Within the Obama administration, there is hope that the nuclear agreement itself will prove to be an opening for further points of discussion on other issues, and that in the meantime Iran will spend much of its newly restored billions on nonviolent domestic priorities.
“When one deals with adversaries, [when] we’re trying to reduce the risk that all of us face, whether from nuclear weapons or acts of terrorism, you will have to make agreements about certain things with countries with whom you do not agree,” said Stephen Rapp, the State Department’s Ambassador-at-Large for War Crimes Issues. “One can hope that if we reach an agreement in one area that’s in our interest, and in theirs, then that may [open] up the possibilities for other areas of engagement."
The deal itself will offer plenty of opportunities to improve relations, said Paul Pillar, a former CIA analyst now at the Brookings Institution in Washington.
The agreement will require U.S. and Iranian diplomats to continue talking to each other as the deal is implemented and monitored, opening up numerous opportunities for consultation and coordination on other issues, he said.
"We shouldn't forget, they didn't talk hardly at all before," Pillar said.

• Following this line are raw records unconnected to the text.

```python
def check_members(who, engines, most, limit):
    engines = list(engines)
    if len(engines) < 1:
        raise ValueError("%s: no members" % who)
    if len(engines) > most:
        raise ValueError("%s: %d members (at most %d in one launch)" % (who, len(engines), most))
    lead = engines[0]
    for i, e in enumerate(engines):
        if e.device != lead.device:
            raise ValueError("%s: member %d is on %s, member 0 on %s" % (who, i, e.device, lead.device))
        if list(e.vocab_sizes) != list(lead.vocab_sizes) or e.n_numeric != lead.n_numeric:
            raise ValueError("%s: member %d has columns (%s buckets, %d numeric), member 0 (%s, %d)" % (
                who, i, list(e.vocab_sizes), e.n_numeric, list(lead.vocab_sizes), lead.n_numeric))
        why = limit(e)
        if why is not None:
            raise ValueError("%s: member %d: the model has %s" % (who, i, why))
    return engines


class HipKernels:

    supports_planes = True

    def __init__(self):
        self.lib = _lib.load()
        self.timers = None
        self.timer_only = None

    def query(self, name, *args):
        return getattr(self.lib, name)(*args)

    def tagged(self, name, tag):
        key = name + tag
        if key not in self.__dict__:
            self.__dict__[key] = self._bind(name, key)
        return self.__dict__[key]

    def __getattr__(self, name):
        if not name.startswith("mi_"):
            raise AttributeError(name)
        call = self.__dict__[name] = self._bind(name, name)
        return call

    def _bind(self, name, key):
        fn = getattr(self.lib, name)

        def call(*args):
            a = [ptr(x) if isinstance(x, torch.Tensor) else (C.byref(x) if isinstance(x, C.Structure) else x)
                 for x in args]
            a.append(_lib.cur_stream())
# ... 1121 lines not shown
            else:
                V = self._seg(self.dense, self.num_emb_off, (self.n_numeric, E))[jj].contiguous()
                k.mi_numeric_embed_fwd(x, V, wn, n, nx, E, concat, concat.shape[1], Fx * E, sumv, fm, lin)
        a = None
        if self.use_dnn:
            H1 = self.layers[0][3]
            rows = [f * E + j for f in cat for j in range(E)] if self.use_emb else []
            if raw:
                rows += [self.D_emb + j for j in num]
            else:
                rows += [self.F * E + j * E + e for j in num for e in range(E)]
            a = torch.empty(n, H1, **f32)
            b0 = self.bias(0) if candidate else torch.zeros(H1, **f32)
            if rows:
                W = torch.zeros(D, H1, **f32)
                W[:len(rows)] = self.kernel(0)[torch.tensor(rows, dtype=torch.int64, device=dev)]
                k.mi_dense_fwd(concat, concat.shape[1], W, b0, a, H1, n, H1, D, 0, 1.0, 0, None)
            else:
                a.copy_(b0.expand(n, H1))
        w = None
        if lin is not None or fm is not None:
            w = torch.empty(n, **f32)
            lb = self.dense[self.lin_bias_off:] if (candidate and self.use_linear) else None
            hws = self._bytes("topk_head_ws", k.query("mi_head_workspace_bytes", n))
            k.mi_sigmoid_ce_head(lin, lb, fm, None, None, n, 1.0, w, None, None, None, hws, hws.numel())
        elif candidate and self.use_linear:
            w = self.dense[self.lin_bias_off:self.lin_bias_off + 1].expand(n).contiguous()
        return a, sumv, w

    GAP_SORT_MIN = 16384
    TOP_FUSED_MIN_BATCH = 4096
    GRAPH_SHAPES_MAX = 4
    LOCAL_CATCHUP = True

    def _new_side_stream(self, priority=0):
        n = self.__dict__.setdefault("_n_side", {})
        k = n[priority] = n.get(priority, -1) + 1
        return _tested_side_stream(self.device, priority, k)

    def _catchup(self, uniq, num_uniq, n_max, defer=False, by_gap=None):
        t_adam = self.opt.name == "Adam" and self.table is not None
        l_adam = (self.lin_opt or self.opt).name == "Adam" and self.lin_w is not None
        if not (t_adam or l_adam) or n_max == 0:
            return
        defer = bool(defer and uniq is not None and self.lin_opt is None)
        for sc in (self.sched, self.lin_sched):
            if sc is not None:
                sc.lr_t(self.step)
        flags = (1 if defer else 0) | (2 if self.catchup == "bounded" else 0)
        t_sched = self.sched if t_adam else None
        l_sched = (self.lin_sched if self.lin_opt is not None else (self.lin_sched or self.sched)) if l_adam else None
        if self._local_catchup(defer, n_max):
            s = t_sched.spec
            self.k.mi_sparse_catchup(self.table, self.t_s0, self.t_s1, self.lin_w, self.l_s0, self.l_s1, self.last_step, uniq,
                                     num_uniq, n_max, self.E, self.step, t_sched.table, s.beta1, s.beta2, s.epsilon,
                                     flags | 8, self.ls, self.ts)
            return
        if uniq is not None and n_max >= self.GAP_SORT_MIN:
            uniq = by_gap if by_gap is not None else self._rows_by_gap(uniq, num_uniq, n_max, self.step)
        side = None
        if t_sched is not None and l_sched is not None and t_sched is not l_sched:
            assert not defer
            parts = [(None, l_sched, 4), (t_sched, None, 0)]
        elif (defer and t_sched is not None and l_sched is not None and self.shard is None and self.device.type == "cuda"
              and self._wide_on_side_stream(n_max // max(self.F, 1))):
            parts = [(None, l_sched, 0), (t_sched, None, 0)]
# ... 245 lines not shown
                                                   self._planes("dy%dp" % (i - 1), B, fan), B, fan, self._av("dy%d" % (i - 1)),
                                                   mb, 0 if mb is None else mb.shape[1])
                else:
                    k.mi_dense_bwd_data(dy, lddy, self.kernel(i), x if i else None, ldx, dx, fan, B, h, fan,
                                        keep if i else 1.0, self.act, None if self.planes else ga_d)
                    if self.planes and i == nh and i > 0:
                        k.mi_split_rows(dx, fan, B, fan, 0, self._planes("dy%dp" % (i - 1), B, fan), self._av("dy%d" % (i - 1)))
                if data_first:
                    on_d_concat(dx)
                    weight_gradient()
                dy, lddy = dx, fan
            d_concat = dy
            for lo in range(0, len(batch or ()), _lib.MAX_WEIGHT_JOBS):
                part = batch[lo:lo + _lib.MAX_WEIGHT_JOBS]
                arr = (_lib.WgradJob * len(part))()
                for q, (i, fan, h, ga_w) in enumerate(part):
                    arr[q].X, arr[q].dY = self._pl["x%dp" % i].struct, self._pl["dy%dp" % i].struct
                    arr[q].dW, arr[q].db = ptr(self.kernel(i, self.d_grad)), ptr(self.bias(i, self.d_grad))
                    arr[q].N, arr[q].K, arr[q].amax = h, fan, ga_w
                bws = self._bytes("wgrad_batch_ws", k.query("mi_dense_bwd_weight_planes_batch_workspace_bytes", arr, len(part), B))
                k.mi_dense_bwd_weight_planes_batch(arr, len(part), B, bws, bws.numel())
        if self.n_numeric and self.raw_numeric:
            if self.use_linear:
                ws = self._bytes("num_ws", k.query("mi_numeric_raw_bwd_workspace_bytes", B, self.n_numeric))
                k.mi_numeric_raw_bwd(c["x_num"], dlogit, B, self.n_numeric, self.d_grad[self.lin_num_off:], ws, ws.numel())
        elif self.n_numeric:
            ws = self._bytes("num_ws", k.query("mi_numeric_embed_bwd_workspace_bytes", B, self.n_numeric, self.E))
            k.mi_numeric_embed_bwd(c["x_num"], d_concat, self.D, c["concat"], self.D, self.F * self.E, c["sumv"],
                                   dlogit if self.use_mf else None, dlogit if self.use_linear else None, B,
                                   self.n_numeric, self.E, self.d_grad[self.num_emb_off:],
                                   self.d_grad[self.lin_num_off:] if self.use_linear else None, ws, ws.numel())
        return d_concat

    def _apply(self, uniq, seg, sorted_entry, num_uniq, n_max, d_rows, d_lin, fused=None):
        k = self.k
        step = self.step + 1
        lr_t = self.sched.lr_t(step) if self.sched else 0.0
        hp = self.opt.hparams(lr_t)
        lin_lr_t = self.lin_sched.lr_t(step) if self.lin_sched else 0.0
        if self._frozen is not None:
            self.d_grad.index_fill_(0, self._frozen, 0.0)
        if self.lin_opt is None:
            if self.P:
                k.mi_dense_apply(self.dense, self.d_s0, self.d_s1, self.d_grad, self.P, hp)
            sparse_hp = [(True, True, hp)]
        else:
            lhp = self.lin_opt.hparams(lin_lr_t)
            if self.wide_off:
                k.mi_dense_apply(self.dense, self.d_s0, self.d_s1, self.d_grad, self.wide_off, hp)
            o = self.wide_off
            sl = lambda t: t[o:] if t is not None else None
            k.mi_dense_apply(self.dense[o:], sl(self.dl_s0), sl(self.dl_s1), self.d_grad[o:], self.P - o, lhp)
            sparse_hp = [(True, False, hp), (False, True, lhp)]
        if n_max > 0:
            for do_table, do_lin, h in sparse_hp:
                tb = self.table if (do_table and self.use_emb) else None
                lw = self.lin_w if (do_lin and self.use_linear) else None
                if tb is None and lw is None:
                    continue
                slots = (tb, self.t_s0 if tb is not None else None, self.t_s1 if tb is not None else None,
                         lw, self.l_s0 if lw is not None else None, self.l_s1 if lw is not None else None)
                if fused is not None:
                    d_concat, sumv, dlogit = fused
                    k.mi_sparse_apply_fused(*slots, self.last_step, uniq, seg, sorted_entry, num_uniq, n_max,
                                            d_concat if tb is not None else None, self.D,
                                            sumv if (tb is not None and self.use_mf) else None,
                                            dlogit if (tb is not None and self.use_mf) else None,
                                            dlogit if lw is not None else None, self.F, self.E, step, h, self.ls, self.ts)
                else:
                    k.mi_sparse_apply(*slots, self.last_step, uniq, seg, sorted_entry, num_uniq, n_max,
                                      d_rows if tb is not None else None, d_lin if lw is not None else None, self.E,
                                      step, h, self.ls, self.ts, 0)
        self.step = step

    def graph_ok(self):
        return (self.shard is None and self.device.type == "cuda" and
                not (self.sched is not None and self.lin_sched is not None and self.sched is not self.lin_sched))

    def graph_train_step(self, ids, labels, x_num=None):
        if self.shard is not None or self.device.type != "cuda":
            raise NotImplementedError("graph_train_step: single-GPU models")
        if not self.graph_ok():
            raise NotImplementedError("graph_train_step: the device-resident step state carries ONE lr_t (two different Adams)")
        self._prep(ids, labels, x_num)
        graphs = self.__dict__.setdefault("_graphs", {})
        shape = tuple(ids.shape)
        g = self._graph = graphs.get(shape)
# ... 303 lines not shown
```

Open diplomacy between Iran and the USA will make it easier to bring Iran on board to find a political solution in the fighting in Syria and Iraq, Pillar said. With a nuclear deal done, "it makes it somewhat politically easier for the Obama administration to say we expect the Iranians at the table," he said.
The nuclear deal between world powers and Iran offers the prospect that the United States and the Islamic Republic may embark on a new, less hostile relationship after 36 years of open enmity.